TO DO: Which lines below hold the word "nullptr"? Copy all of them.

(DATA SUPPLIED)

+static inline bool ncc_tile_geometry(int B, int D, int H, int W, int ty, int slots, int& ntx, int& nty, int& seglen, int& nseg, int& nitem) {
+    if ((long)D * H * W >= (1L << 31)) return false;
+    ntx = pulpo::cdiv(W, NCC_TX), nty = pulpo::cdiv(H, ty);
+    const long npatch = (long)B * ntx * nty;
+    nseg = (int)std::max<long>(1, std::min<long>(slots / npatch, D));
+    seglen = (D + nseg - 1) / nseg;
+    nseg = (D + seglen - 1) / seglen;
+    if (npatch * nseg >= (1L << 31)) return false;
+    nitem = (int)(npatch * nseg);
+    return true;
+}
+
+static bool ncc_tiled_enabled() {
+    static const bool on = [] {
+        const char* v = getenv("PULPO_NCC_TILED");
+        return !(v != nullptr && v[0] == '0' && v[1] == '\0');
+    }();
+    return on;
 }
 
 __global__ __launch_bounds__(256) void masked_finish_kernel(const float* __restrict__ partial, int nblk, double scale, int root, double count,
@@ -444,6 +728,24 @@
     const int pad = win / 2, span = 64 - 2 * pad, segs = pulpo::cdiv(W, span);
     const long nrows = (long)B * D * H;
     const float nwin = ncc_window_count(win, D);
+    int ntx, nty, seglen, nseg, nitem;
+    const int grid = pulpo_loss_blocks(N);
+    if (ncc_tiled_enabled() && D > 1 && pad >= 1 && pad <= 5 && ncc_tile_geometry(B, D, H, W, NCC_FWD_TY, grid, ntx, nty, seglen, nseg, nitem)) {
+#define PULPO_TILED(P)                                                                                                                            \
+    if (wa) hipLaunchKernelGGL((ncc_fwd_tiled_kernel<P, true>), dim3(grid), dim3(NCC_TX * NCC_FWD_TY), 0, st, I, J, S, N, D, H, W, ntx, nty, seglen, nseg, nitem, \
+                               nwin, wa, wb, partial);                                                                                            \
+    else hipLaunchKernelGGL((ncc_fwd_tiled_kernel<P, false>), dim3(grid), dim3(NCC_TX * NCC_FWD_TY), 0, st, I, J, S, N, D, H, W, ntx, nty, seglen, nseg, nitem,   \
+                            nwin, wa, wb, partial)
+        switch (pad) {
+            case 1: PULPO_TILED(1); break;
+            case 2: PULPO_TILED(2); break;
+            case 3: PULPO_TILED(3); break;
+            case 4: PULPO_TILED(4); break;
+            default: PULPO_TILED(5); break;
+        }
+#undef PULPO_TILED
+        return pulpo::check_launch("ncc fwd tiled");
+    }
     float* T1 = T;
     float* T2 = T + 5 * N;
     hipLaunchKernelGGL(box_x_kernel<0>, dim3(eblocks(nrows * segs * 64)), dim3(256), 0, st, I, J, T1, N, nrows, W, pad, 5, segs);
@@ -456,7 +758,6 @@
         rc = pulpo::check_launch("ncc box_y");
     }
     if (rc) return rc;
-    const int grid = pulpo_loss_blocks(N);
     const long stride = (long)H * W;
     if (march && wa) return launch_march<5, 1, true>(pad, grid, st, T2, S, N, D, stride, nwin, partial, nullptr, nullptr, nullptr, 0.f, wa, wb);
     if (march) return launch_march<5, 1>(pad, grid, st, T2, S, N, D, stride, nwin, partial);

(End DATA SUPPLIED)

EXPECTED ANSWER:
+        return !(v != nullptr && v[0] == '0' && v[1] == '\0');
     if (march && wa) return launch_march<5, 1, true>(pad, grid, st, T2, S, N, D, stride, nwin, partial, nullptr, nullptr, nullptr, 0.f, wa, wb);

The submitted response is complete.